I’ll have Number One Son run the power mower over the back lawn. SLOWLY.
I’ll stoke up a charcoal BBQ and invite some friends over in their SUV’s.
I’ll hang several strings of white lights around the yard to make it festive.
I’ll stop in at the meat market and pick up some really good strip steaks, and if I can score some salmon, I’ll wrap that in foil and slow cook it until it just falls off the bones.
If I can’t get that stuff locally, I’ll order it and have it shipped in by truck.
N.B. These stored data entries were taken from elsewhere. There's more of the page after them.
def _sig(lib):
    c_int, c_void_p, c_size_t = ctypes.c_int, ctypes.c_void_p, ctypes.c_size_t
    P = c_void_p
    sigs = {
        "ntk_version": (c_int, []),
        "ntk_last_error": (ctypes.c_char_p, []),
        "ntk_vgg_packed_k": (c_int, [c_int]),
        "ntk_vgg_pack_weights": (c_int, [P, P, c_int, c_int, P]),
        "ntk_vgg_conv3x3_relu_f32": (c_int, [P, P, P, P, c_int, c_int, c_int, c_int, c_int, c_int, P]),
        "ntk_vgg_pack_weights_bf16": (c_int, [P, P, c_int, c_int, P]),
        "ntk_vgg_conv3x3_relu_bf16": (c_int, [P, P, P, P] + [c_int] * 7 + [P]),
        "ntk_vgg_conv3x3_relu_f32_to_bf16": (c_int, [P, P, P, P] + [c_int] * 5 + [P]),
        "ntk_vgg_bf16p_packed_elems": (c_size_t, [c_int, c_int]),
        "ntk_vgg_bf16p_supported": (c_int, [c_int] * 5),
        "ntk_vgg_pack_weights_bf16p": (c_int, [P, P] + [c_int] * 4 + [P]),
        "ntk_vgg_conv3x3_relu_bf16p": (c_int, [P, P, P, P] + [c_int] * 7 + [P]),
        "ntk_vgg_split3_packed_elems": (c_size_t, [c_int, c_int]),
        "ntk_vgg_split3_supported": (c_int, [c_int] * 5),
        "ntk_vgg_pack_weights_split3": (c_int, [P, P] + [c_int] * 4 + [P]),
        "ntk_vgg_conv3x3_relu_split3": (c_int, [P, P, P, P] + [c_int] * 8 + [P]),
        "ntk_gemm_nt_f32": (c_int, [P, c_int, P, c_int, P, P, c_int, c_int, c_int, c_int, P]),
        "ntk_gemm_tn_workspace_bytes": (c_size_t, [c_int, c_int, c_int]),
        "ntk_gemm_tn_f32": (c_int, [P, c_int, P, c_int, P, c_int, c_int, c_int, c_int, c_int, c_int, P, P]),
        "ntk_ntm_padded_dims": (c_int, [c_int] * 7 + [ctypes.POINTER(c_int)] * 5),
        "ntk_ntm_seq_fwd": (c_int, [c_int] * 10 + [P] * 23 + [P]),
        "ntk_transpose_pad": (c_int, [P, c_int, P, c_int, c_int, c_int, P]),
        "ntk_ntm_seq_bwd": (c_int, [c_int] * 10 + [P, c_int, P, c_int] + [P] * 21 + [P]),
        "ntk_ntm_seq_deep_supported": (c_int, [c_int] * 9),
        "ntk_ntm_seq_plan": (c_int, [c_int] * 11 + [ctypes.POINTER(c_int)] * 4),
        "ntk_ntm_seq_deep_plan": (c_int, [c_int] * 10 + [ctypes.POINTER(c_int)] * 4),
        "ntk_ntm_seq_deep_packed_floats": (c_int, [c_int] * 5 + [ctypes.POINTER(c_size_t)] * 3),
        "ntk_ntm_seq_deep_pack": (c_int, [c_int] * 5 + [P] * 6 + [P]),
        "ntk_ntm_seq_fwd_deep": (c_int, [c_int] * 12 + [P] * 29 + [P]),
        "ntk_ntm_seq_bwd_deep": (c_int, [c_int] * 11 + [P, P, c_int] + [P] * 24 + [P]),
        "ntk_dnc_padded_dims": (c_int, [c_int] * 6 + [ctypes.POINTER(c_int)] * 8),
        "ntk_dnc_seq_fwd": (c_int, [c_int] * 8 + [ctypes.c_float] + [P] * 13 + [P] * 18 + [P]),
        "ntk_dnc_cluster_plan": (c_int, [c_int] * 8 + [ctypes.POINTER(c_int), ctypes.POINTER(c_size_t)]),
        "ntk_dnc_cluster_status": (c_int, [P, c_int, c_int, P]),
        "ntk_dnc_cluster_placement": (c_int, [P, c_int, c_int, P, P]),
        "ntk_dnc_cluster_guard": (c_int, [P, c_size_t, c_int, c_int, c_int, P, P, c_size_t, P]),
        "ntk_dnc_cluster_inject_abort": (c_int, [P, c_size_t, c_int, c_int, c_int, P]),
        "ntk_dnc_cluster_fwd": (c_int, [c_int] * 8 + [ctypes.c_float, c_int] + [P] * 13 + [P] * 18 + [P, P]),
        "ntk_dnc_cluster_bwd_plan": (c_int, [c_int] * 8 + [ctypes.POINTER(c_int), ctypes.POINTER(c_size_t)]),
        "ntk_dnc_cluster_bwd": (c_int, [c_int] * 8 + [ctypes.c_float, c_int] + [P, c_int, P, P] + [P] * 7 + [P] * 15 + [P] * 6 + [P, c_int, P, P]),
        "ntk_cu_count": (c_int, []),
        "ntk_dnc_mp_plan": (c_int, [c_int] * 8 + [ctypes.POINTER(c_int), ctypes.POINTER(c_size_t)]),
# ... 45 lines not shown
        "ntk_vgg_conv3x3_relu_wino43_form_f32": (c_int, [P] * 4 + [c_int] * 11 + [P]),
        "ntk_vgg_conv3x3_relu_wino43_layout_f32": (c_int, [P] * 4 + [c_int] * 8 + [P]),
        "ntk_maxpool2x2": (c_int, [P, P] + [c_int] * 4 + [P]),
        "ntk_offset_loss_fwd": (c_int, [P] * 4 + [c_int] * 4 + [P]),
        "ntk_offset_loss_bwd": (c_int, [P] * 3 + [c_int] * 4 + [P]),
        "ntk_dnc_seq_bwd": (c_int, [c_int] * 8 + [ctypes.c_float] + [P, c_int, P, c_int, P] + [P] * 7 + [P] * 15 + [P] * 6 + [P, c_int, P]),
        "ntk_gather_serialize": (c_int, [P, P, P] + [c_int] * 9 + [P]),
        "ntk_gather_serialize_online": (c_int, [P, P, P] + [c_int] * 9 + [P]),
        "ntk_crop_and_resize": (c_int, [P, c_int, c_int, c_int, P] + [ctypes.c_float] * 4 + [P, c_int, c_int, ctypes.c_float, P]),
        "ntk_crop_and_resize_batch": (c_int, [P] + [c_int] * 5 + [P, P, P, P] + [c_int] * 3 + [ctypes.c_float, P]),
        "ntk_track_boxes_update": (c_int, [P, c_int, c_int, ctypes.c_double, ctypes.c_double] + [P] * 6 + [P]),
        "ntk_track_overlap_scores": (c_int, [P, P, P, P, c_int, c_int, c_int, P, c_int, P, c_int, P, P, P]),
        "ntk_select_rows": (c_int, [P, P, P, P, c_int, c_int, P]),
        "ntk_dnc_state_keep": (c_int, [P, c_int, c_int, c_int, P, P, P, P]),
        "ntk_resize_bilinear": (c_int, [P, c_int, c_int, c_int, P, c_int, c_int, P]),
        "ntk_offset_loss": (c_int, [P, P, P, P, P, c_int, c_int, c_int, c_int, P]),
        "ntk_log_loss": (c_int, [P, P, P, P, c_int, P]),
        "ntk_serialize_sequential": (c_int, [P, P, P] + [c_int] * 5 + [P]),
        "ntk_heatmap_ce_loss": (c_int, [P] * 5 + [c_int] * 3 + [P]),
        "ntk_serialize_two_step": (c_int, [P, P, P] + [c_int] * 5 + [P]),
        "ntk_two_step_ce_loss": (c_int, [P] * 5 + [c_int] * 3 + [P]),
        "ntk_ntm_init_state": (c_int, [P, P, c_int, c_int, c_int, P]),
        "ntk_ntm_init_state_bwd": (c_int, [P, P, P, c_int, c_int, c_int, c_int, P]),
        "ntk_global_norm_workspace_bytes": (c_size_t, [c_size_t]),
        "ntk_global_norm": (c_int, [P, c_size_t, P, P, P]),
        "ntk_rmsprop_clip_step": (c_int, [P, P, P, P, c_size_t] + [ctypes.c_float] * 5 + [P, P]),
        "ntk_rmsprop_clip_step_checked": (c_int, [P, P, P, P, c_size_t] + [ctypes.c_float] * 5 + [P, P, P, P]),
    }
    for name, (res, args) in sigs.items():
        fn = getattr(lib, name)
        fn.restype = res
        fn.argtypes = args
    return sigs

This might be the perfect excuse to buy from Aaron Brothers.
After dinner, we’ll roast marshmallows and make s’mores.
After that I’ll toss some wood in the firepit, and we’ll have a campfire.
For those that’d rather be indoors, I’ll run some movies with the computer piped into the TV and stereo system for better theatrical effect.
And we’ll keep the doors wide open so us parental units outdoors can keep an ear on the indoor activities.
Of course, we’ll have all the lights in the house blazing, except where the movies are showing — gotta have that darkened theater atmosphere, but we’ll keep the A/C cranked down so the drinks stay cold.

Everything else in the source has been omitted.